- 1 lb fregola or other small pasta
- 20-30 fresh green almonds, or blanched regular ones
- 1 finely chopped small chile
- 1 finely chopped garlic clove
- 1 T. finely chopped chives or green onions
- 1 T. finely chopped mint
- 3 T. tiny capers, rinsed if stored in salt
- 3 T. olive oil (use the good stuff)
- Lemon wedges to serve
- 1 T. ground bottarga, for garnish
If you have whole bottarga -- which is of higher quality than the pre-grated stuff -- cut off a one-inch piece and grind it or grate it, depending on whether your bottarga is hard-cured or still moist.
Boil your water, and salt it heavily.

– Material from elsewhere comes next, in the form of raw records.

# Rose-STL-Lab/spherical-dyffusion

Hardware: AMD Instinct MI355X
Metric: forecast-steps/sec (180x360, 63ch), 25-member ensemble DYffusion sampling, whole job (higher is better)
Workload: dtype f32 tensors; every GEMM-class kernel (1x1 convs, fused MLP, Legendre analysis/synthesis, dhconv) as 3-pass split-f16 MFMA with f32 accumulation; FFT / norms / pointwise in f32 (statistics f64); 1 GPU; 25-member ensemble x horizon-6 DYffusion sampling pass (6 forecaster + 10 interpolator SFNO forwards, dropout stream on, AR feedback), 180x360, 63 state + 2 forcing channels, embed 256, 8 blocks; horizon=6, relayed_members=0, parallelism=members of one initial condition sharded over GPUs, no data-path collective

## Files before the change

### spherical-dyffusion_amd/csrc/mlp_h3.hip

```cpp
#include <cstdlib>
#include <vector>
#include <cmath>
#include <type_traits>

#include "common.h"

typedef const sdy_f16x8 __attribute__((address_space(1)))* wptr_t;
typedef _Float16 f16x4 __attribute__((ext_vector_type(4)));

namespace {

constexpr int ME = 256;
constexpr int MH = 512;
constexpr int TN = 64;
constexpr int HC = 128;
constexpr int NCH = MH / HC;
constexpr int KS1 = ME / 16;
constexpr int KSC = HC / 16;
constexpr int RING = 16;
constexpr int NGROUPS = NCH * 2 * RING;
static_assert(KS1 == RING && 2 * KSC == RING, "ring slot = index inside a block");
constexpr float SX = SDY_ACT_SX;

struct MlpParams {
  const float* x; long x_bs;
  int x_tiled;
  const float* pa; const float* pd;
  const sdy_f16x8* w;
  const float* b1; const float* b2;
  float* out; long out_bs;
  const float* add; long add_bs;
  const float* add_a; const float* add_d;
  int HW, B;
  float s1, s2;
  uint32_t drop_thr; float drop_scale;
  uint32_t seed_lo, seed_hi, stream1, stream2, call, batch_offset;
  int rows_per_call;
  const float* batch_scale;
  double* stats;
  const float* keep_h; const float* keep_o;
  unsigned* flags;
  unsigned* head;
  unsigned long long* stamps;
  SdyImgMap omap;
  int add_local;
};

__device__ __forceinline__ int px_swz(int px) { return (px & 15) ^ (((px >> 4) & 1) * 3); }
__device__ __forceinline__ int xs_off(int px, int c) { return px * ME + (((c & 16) | ((c ^ px_swz(px)) & 15)) << 3); }
__device__ __forceinline__ int hs_off(int px, int c) { return px * HC + (((c ^ px_swz(px)) & 15) << 3); }
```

It should taste like the sea.
Cook the fregola for 10-12 minutes, or until still firm but edible -- you do not want mushy pasta.

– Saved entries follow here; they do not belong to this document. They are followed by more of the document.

namespace mv {
thread_local hipEvent_t g_ev_start = nullptr, g_ev_stop = nullptr;
}

// ... 82 lines not shown
  DProblem p{};
  std::vector<void*> prob_allocs;
  bool compact = false;
  std::vector<int> stored;
  std::vector<int> layout_req;
  DProblem pc{};
  std::vector<void*> compact_allocs;
  DStates sc{};
  double* genes0c = nullptr;
  std::vector<void*> cstate_allocs;
  const DProblem& ap() const { return compact ? pc : p; }
  const DStates& as() const { return compact ? sc : s; }
  double* ag0() const { return compact ? genes0c : genes0; }
  float* W1full = nullptr;
  float* b1 = nullptr;
  int H1 = 0;
  int B = 0;
  std::vector<void*> state_allocs;
  DStates s{};
  double* genes0 = nullptr;
  std::vector<void*> attack_allocs;
  int P = 0, O = 0, S = 0, n_gen = 0, R = 0, hist_mode = 0, hist_w = 0, hist_rows = 0;
  double* pool = nullptr;
  double* poolF = nullptr;
  int* pop_slot = nullptr;
  int* free_slot = nullptr;
  int* parents = nullptr;
  bool has_plan = false;
  int4* plan_hdr = nullptr;
  int* plan_mw = nullptr;
  double* plan_mu = nullptr;
  double *ideal = nullptr, *worst = nullptr, *extreme = nullptr;
  int* has_ext = nullptr;
  double* ref = nullptr;
  std::vector<double> ref_host;
  double* hist = nullptr;
  unsigned char* front_scr = nullptr;
  int* off_scr = nullptr;
  bool attack_ready = false;
  bool has_model = false;
  long long* d_phase = nullptr;
  long long* d_gphase = nullptr;
  bool gphase_mlp = false;
  size_t gphase_n = 0;
  unsigned long long* dom_g = nullptr;
  size_t dom_stride = 0;
  float* xml = nullptr;
  size_t xml_cap = 0;
  hipError_t ensure_xml(size_t rows) {
    const size_t need = rows * (size_t)p.Dm4;
    if (need <= xml_cap) return hipSuccess;
    if (xml) (void)hipFree(xml);
    xml = nullptr;
    xml_cap = 0;
    hipError_t e = dalloc(&xml, need);
    if (e == hipSuccess) xml_cap = need;
    return e;
  }
  hipStream_t streams[MAX_GROUPS] = {};
  hipEvent_t ev_fork = nullptr;
  hipEvent_t ev_join[MAX_GROUPS] = {};
  hipError_t ensure_streams(int n) {
    hipError_t err = hipSuccess;
    if (!ev_fork) err = hipEventCreateWithFlags(&ev_fork, hipEventDisableTiming);
    for (int q = 1; q < n && err == hipSuccess; ++q) {
      if (!streams[q]) err = hipStreamCreateWithFlags(&streams[q], hipStreamNonBlocking);
// ... 280 lines not shown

If you are using green almonds, which are a delicacy found in some Middle Eastern or Italian markets in spring, crack them open and peel off the cream-colored skin, leaving the snow-white baby almond.

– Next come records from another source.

// ... 114 lines not shown
  for (int j = 0; j < Lay<D>::J; ++j)
#pragma unroll
    for (int e = 0; e < 4; ++e) {
      const float u = x.v[j][e] - mu;
      q += u * u;
    }
  rs = 1.0f / sqrtf(row_sum(q) / (float)D + eps);
#pragma unroll
  for (int j = 0; j < Lay<D>::J; ++j) {
    const f32x4 w = vec4<D>(gw, j, g), b = vec4<D>(gb, j, g);
#pragma unroll
    for (int e = 0; e < 4; ++e) x.v[j][e] = (x.v[j][e] - mu) * rs * w[e] + b[e];
  }
}

__device__ __forceinline__ float row16_sum(float v) { return row16_sum_up(v); }

template <int D>
__device__ __forceinline__ void ln_bwd(Act<D>& dy, const Raw<D>& xr, bool valid, const float* gw, float mu, float a,
                                       float* red, int lane, int wave) {
  const int g = lane >> 4, cl = lane & 15;
  float* rw = red + wave * 2 * D;
  float sg = 0.f, sgu = 0.f;
#pragma unroll
  for (int j = 0; j < Lay<D>::J; ++j) {
    const f32x4 w = vec4<D>(gw, j, g);
#pragma unroll
    for (int e = 0; e < 4; ++e) {
      const float gy = valid ? dy.v[j][e] : 0.f;
      const float u = (float)xr.v[j >> 1][4 * (j & 1) + e] - mu;
      const float gq = gy * w[e];
      const float pg = row16_sum(gy * (u * a)), pb = row16_sum(gy);
      if (cl == 0) {
        rw[feat(j, g, e)] += pg;
        rw[D + feat(j, g, e)] += pb;
      }
      sg += gq;
      sgu += gq * u;
      dy.v[j][e] = gq;
    }
  }
  sg = row_sum(sg);
  sgu = row_sum(sgu);
  const float mg = sg / (float)D, coef = a * a * a * sgu / (float)D;
#pragma unroll
  for (int j = 0; j < Lay<D>::J; ++j) asm volatile("" : "+v"(dy.v[j]));
#pragma unroll
  for (int j = 0; j < Lay<D>::J; ++j)
#pragma unroll
    for (int e = 0; e < 4; ++e)
      dy.v[j][e] = a * (dy.v[j][e] - mg) - coef * ((float)xr.v[j >> 1][4 * (j & 1) + e] - mu);
}

__device__ __forceinline__ void ln_zero(float* red, int D, int lane, int wave) {
  for (int i = lane; i < 2 * D; i += 64) red[wave * 2 * D + i] = 0.f;
}
template <int D>
__device__ __forceinline__ void ln_partials(const float* red, float* part, int tid) {
  __syncthreads();
  if (tid < 2 * D) {
    const int which = tid / D, c = tid % D;
    float s = 0.f;
#pragma unroll
    for (int w = 0; w < NW; ++w) s += red[(w * 2 + which) * D + c];
    part[((int64_t)blockIdx.x * 2 + which) * D + c] = s;
  }
// ... 75 lines not shown
}

struct OutFwd {
  bf16 *x1, *z, *h1, *xn;
  float *mean, *rstd;
  const int64_t* ids;
  float drop_p, eps;
  uint32_t s1, s2;
};
__device__ __forceinline__ void drop4(float p, uint32_t s32, int64_t m, int D, int j, int g, float (&dm)[4]) {
  const uint64_t idx = (uint64_t)(m * D + feat(j, g, 0));
  drop_mul2(p, s32, idx, dm[0], dm[1]);
  drop_mul2(p, s32, idx + 2, dm[2], dm[3]);
}
template <int D>
__device__ __forceinline__ void fwd_out_a(const Raw<D>& orr, const Raw<D>& Qr, const Tile& T, const bf16* wo,
                                          const bf16* w1, const float* lv, const OutFwd& o, Raw<D>& zr, Raw<D>& hr,
                                          int lane) {
  const int g = lane >> 4;
  Act<D> acc;
  Raw<D> r;
  zero<D>(acc);
  mm<D>(wo, orr, acc, lane);
#pragma unroll
  for (int j = 0; j < Lay<D>::J; ++j) {
    const f32x4 bb = vec4<D>(lv, j, g);
#pragma unroll
    for (int e = 0; e < 4; ++e) acc.v[j][e] = acc.v[j][e] + bb[e] + (float)Qr.v[j >> 1][4 * (j & 1) + e];
  }
  round_act<D>(acc, r);
  if (!RC_NOSTORE) store_raw<D>(o.x1, D, T.m, T.ok, r, g);
  float mu, rs;
  ln_fwd<D>(acc, lv + D, lv + 2 * D, o.eps, g, mu, rs);
  round_act<D>(acc, zr);
  if (!RC_NOSTORE) store_raw<D>(o.z, D, T.m, T.ok, zr, g);
  if (T.ok && g == 0) {
    o.mean[T.m] = mu;
    o.rstd[T.m] = rs;
  }
  zero<D>(acc);
  mm<D>(w1, zr, acc, lane);
  const bool drop = o.drop_p > 0.f;
#pragma unroll
  for (int j = 0; j < Lay<D>::J; ++j) {
    float dm[4] = {1.f, 1.f, 1.f, 1.f};
    if (drop) drop4(o.drop_p, o.s1, T.m, D, j, g, dm);
    const f32x4 bb = vec4<D>(lv + 3 * D, j, g);
#pragma unroll
    for (int e = 0; e < 4; ++e) acc.v[j][e] = fmaxf(acc.v[j][e] + bb[e], 0.f) * dm[e];
  }
  round_act<D>(acc, hr);
  if (!RC_NOSTORE) store_raw<D>(o.h1, D, T.m, T.ok, hr, g);
}
template <int D>
__device__ __forceinline__ void fwd_out_b(const Raw<D>& hr, const Raw<D>& zr, const Tile& T, const bf16* w2,
                                          const float* lv, const OutFwd& o, Raw<D>& xr, int lane, bool keep) {
  const int g = lane >> 4;
  Act<D> acc;
  zero<D>(acc);
  mm<D>(w2, hr, acc, lane);
  const bool drop = o.drop_p > 0.f;
#pragma unroll
  for (int j = 0; j < Lay<D>::J; ++j) {
    float dm[4] = {1.f, 1.f, 1.f, 1.f};
    if (drop) drop4(o.drop_p, o.s2, T.m, D, j, g, dm);
    const f32x4 bb = vec4<D>(lv + 4 * D, j, g);
#pragma unroll
// ... 228 lines not shown
__device__ __forceinline__ float h_sigmoid(float z) { return 1.f / (1.f + __expf(-z)); }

When the pasta is done, toss everything but the lemon wedges and the bottarga together in a big bowl. To finish the dish, squeeze some lemon juice over the pasta, then sprinkle about a teaspoon of bottarga over it all and serve at once.
I ate this with a Chenin Blanc from Clarksburg, in California, but any crisp white -- a Pinot Grigio would be excellent -- will go well with this recipe.